Sur tes trottoirs enduits de poudre
des séraphins ivres se laissent aller
jeûnent à coup de temps mort
de petits compromis fumeux dans l'amnésie du soir

Ici, on s'arrange comme on peut avec les trocs
à l'ombre des blocs
les journées se grignotent
se recrachent aussitôt

Sur tes boulevards, les volants
à coup d'aigreurs bureaucratiques
basculent.
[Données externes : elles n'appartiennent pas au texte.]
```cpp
int lzk_table_build(LzCtx& c)
{
    const lz_table_geom& g = c.geom;
    const u32 n = g.end - g.start;
    const u32 nwords = 1u << c.seed.weight;
    int rc;
    if ((rc = c.tb_keys.ensure((size_t)n * 4))) return rc;
    if ((rc = c.tb_vals.ensure((size_t)n * 4))) return rc;
    if ((rc = c.tb_keys2.ensure((size_t)n * 4))) return rc;
    if ((rc = c.tb_vals2.ensure((size_t)n * 4))) return rc;
    if ((rc = c.wstart.ensure(((size_t)nwords + 1) * 4))) return rc;

    c.timer.begin("k_table_words", c.stream);
    hipLaunchKernelGGL(k_table_words, dim3((n + LZ_TPB - 1) / LZ_TPB), dim3(LZ_TPB), 0, c.stream,
                       c.target.code_base(), g.start, g.end, g.step, c.seed,
                       c.tb_keys.as<u32>(), c.tb_vals.as<u32>(), n);
    c.timer.end(c.stream);
    LZ_HIP(hipGetLastError());

    size_t tmp = 0;
    LZ_HIP(rocprim::radix_sort_pairs(nullptr, tmp, c.tb_keys.as<u32>(), c.tb_keys2.as<u32>(),
                                     c.tb_vals.as<u32>(), c.tb_vals2.as<u32>(), (size_t)n, 0u,
                                     (unsigned)c.seed.weight + 1u, c.stream));
    if ((rc = c.sort_tmp.ensure(tmp))) return rc;
    c.timer.begin("rocprim_sort_table", c.stream);
    LZ_HIP(rocprim::radix_sort_pairs(c.sort_tmp.p, tmp, c.tb_keys.as<u32>(), c.tb_keys2.as<u32>(),
                                     c.tb_vals.as<u32>(), c.tb_vals2.as<u32>(), (size_t)n, 0u,
                                     (unsigned)c.seed.weight + 1u, c.stream));
    c.timer.end(c.stream);

    c.timer.begin("k_key_bounds_u32", c.stream);
    hipLaunchKernelGGL(k_key_bounds_u32, dim3((n + 1 + LZ_TPB - 1) / LZ_TPB), dim3(LZ_TPB), 0, c.stream,
                       c.tb_keys2.as<u32>(), n, nwords, c.wstart.as<u32>());
    c.timer.end(c.stream);
    LZ_HIP(hipGetLastError());

    u32 nw = 0;
    LZ_HIP(hipMemcpyAsync(&nw, c.wstart.as<u32>() + nwords, 4, hipMemcpyDeviceToHost, c.stream));
    LZ_HIP(hipStreamSynchronize(c.stream));
    c.timer.resolve();
    c.num_words = nw;
    c.table_gen++;
    if ((rc = c.wpos.ensure((size_t)(nw ? nw : 1) * 4))) return rc;
    LZ_HIP(hipMemcpyAsync(c.wpos.p, c.tb_vals2.p, (size_t)nw * 4, hipMemcpyDeviceToDevice, c.stream));
    LZ_HIP(hipStreamSynchronize(c.stream));
    return 0;
}

__global__ void __launch_bounds__(LZ_TPB)
k_table_export(const u32* __restrict__ wstart, const u32* __restrict__ wpos, u32 nwords,
               u32 adj_start, u32 step, u32* __restrict__ last, u32* __restrict__ prev)
{
    u32 w = blockIdx.x * LZ_TPB + threadIdx.x;
    if (w >= nwords) return;
    u32 a = wstart[w], b = wstart[w + 1];
    if (a == b) return;
    if (last) last[w] = (wpos[a] - adj_start) / step;
    if (prev)
        for (u32 j = a; j < b; j++)
            prev[(wpos[j] - adj_start) / step] = (j + 1 < b) ? (wpos[j + 1] - adj_start) / step : 0xFFFFFFFFu;
}

int lzk_table_export(LzCtx& c, u32* last_dev, u32* prev_dev, u32 prev_entries)
{
    const u32 nwords = 1u << c.seed.weight;
    if (last_dev) LZ_HIP(hipMemsetAsync(last_dev, 0, (size_t)nwords * 4, c.stream));
    if (prev_dev) LZ_HIP(hipMemsetAsync(prev_dev, 0, (size_t)prev_entries * 4, c.stream));
    u32 adj = c.geom.start - (c.geom.start % c.geom.step);
    hipLaunchKernelGGL(k_table_export, dim3((nwords + LZ_TPB - 1) / LZ_TPB), dim3(LZ_TPB), 0, c.stream,
                       c.wstart.as<u32>(), c.wpos.as<u32>(), nwords, adj, c.geom.step, last_dev, prev_dev);
    LZ_HIP(hipGetLastError());
    return 0;
}

__global__ void __launch_bounds__(LZ_TPB)
k_build_wctx(const u32* __restrict__ wpos, u64 num_words, const u8* __restrict__ two, LzVec16* __restrict__ wctx)
{
    const u64 j = (u64)blockIdx.x * LZ_TPB + threadIdx.x;
    if (j >= 2 * num_words) return;
    const u32 pos1 = wpos[j >> 1];
    wctx[j] = lz_load16(two + lz_wctx_first_byte(pos1) + 16u * (u32)(j & 1u));
}

int lzk_wctx_build(LzCtx& c)
{
    const u64 nw = c.num_words;
    if (nw == 0) return 0;
    c.timer.begin("k_build_wctx", c.stream);
    hipLaunchKernelGGL(k_build_wctx, dim3((unsigned)((2 * nw + LZ_TPB - 1) / LZ_TPB)), dim3(LZ_TPB), 0, c.stream,
                       c.wpos.as<u32>(), nw, c.target.two.as<u8>(), c.wctx.as<LzVec16>());
    c.timer.end(c.stream);
    LZ_HIP(hipGetLastError());
    return 0;
}
```

Measured before the change: 0.4075.

## Pre-align target word context at table build and parameterize LUT prefetch depth

The word-context table now stores target windows already shifted into alignment for the left and right scans, so the fused scan path can skip the per-hit alignbit shifts on the target side. A DEPTH template parameter is added to the LUT window walk, generalising the two-entry prefetch into a ring of DEPTH entries. Compile-time macros select the depth per call site, and all of them default to 2. The build kernel now loads the right window from a position-dependent offset and aligns it, which changes the layout that the fused consumer assumes.

```diff
diff --git a/lastz_amd/csrc/lz_lut.hpp b/lastz_amd/csrc/lz_lut.hpp
--- a/lastz_amd/csrc/lz_lut.hpp
+++ b/lastz_amd/csrc/lz_lut.hpp
@@ -64,7 +64,7 @@
     return ((u64)lz_alignbit(v.w[3], v.w[2], k) << 32) | lz_alignbit(v.w[2], v.w[1], k);
 }
 
-template <bool RIGHT, bool SPECIAL, bool LIMCHK>
+template <bool RIGHT, bool SPECIAL, bool LIMCHK, int DEPTH = 2, bool TALIGNED = false>
 LZ_HD void lz_lut_window(const LzLutParams& P, const LzLutEntry* lut, s32 diag, LzLutScan& st, const LzLutRaw<SPECIAL>& raw, const s32* ctab = nullptr)
 {
     const s32 X = P.xdrop;
@@ -74,7 +74,8 @@
     {
         const u32 a = RIGHT ? 2u * (spad & 3u) : 2u * (spad & 3u) + 2u;
         const u32 b = RIGHT ? 2u * (qpad & 3u) : 2u * (qpad & 3u) + 2u;
-        tw[0] = lz_alignbit(raw.tv.w[1], raw.tv.w[0], a); tw[1] = lz_alignbit(raw.tv.w[2], raw.tv.w[1], a); tw[2] = lz_alignbit(raw.tv.w[3], raw.tv.w[2], a); tw[3] = raw.tv.w[3] >> a;
+        if constexpr (TALIGNED) { tw[0] = raw.tv.w[0]; tw[1] = raw.tv.w[1]; tw[2] = raw.tv.w[2]; tw[3] = raw.tv.w[3]; }
+        else { tw[0] = lz_alignbit(raw.tv.w[1], raw.tv.w[0], a); tw[1] = lz_alignbit(raw.tv.w[2], raw.tv.w[1], a); tw[2] = lz_alignbit(raw.tv.w[3], raw.tv.w[2], a); tw[3] = raw.tv.w[3] >> a; }
         qw[0] = lz_alignbit(raw.qv.w[1], raw.qv.w[0], b); qw[1] = lz_alignbit(raw.qv.w[2], raw.qv.w[1], b); qw[2] = lz_alignbit(raw.qv.w[3], raw.qv.w[2], b); qw[3] = raw.qv.w[3] >> b;
     }
     u32 lim = st.room < (u32)LZ_LUT_WIN_B ? st.room : (u32)LZ_LUT_WIN_B;
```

Klaxon contre klaxon
les mouettes mitraillent le sol

Tout s'étiole lentement
les ancêtres en file indienne
se prosternent devant le pope
un cierge allumé au nom des exilés

Les gloires statufiées veillent au grain
sur tes planches éventrées
boyaux et viscères du faste d'antan
la vie s'accroche à des relents de beauté

Des cratères sur le pavé
les gamins improvisent
à saute-mouton pieds nus
et hop, dans ton énorme gueule

Dans l'impasse, l'herbe gangrène le béton
un vaste portail mauresque
des résidus de lumière pendus aux fenêtres
les Mille et une Nuits dans un trompe-l'œil

Tout ici appelle aux souvenirs
on glisse sur toi en reconnaissant seulement des bribes
en fulminant sur un ailleurs
dans l'impossibilité, pourtant, de te fuir

(pp. 32-33)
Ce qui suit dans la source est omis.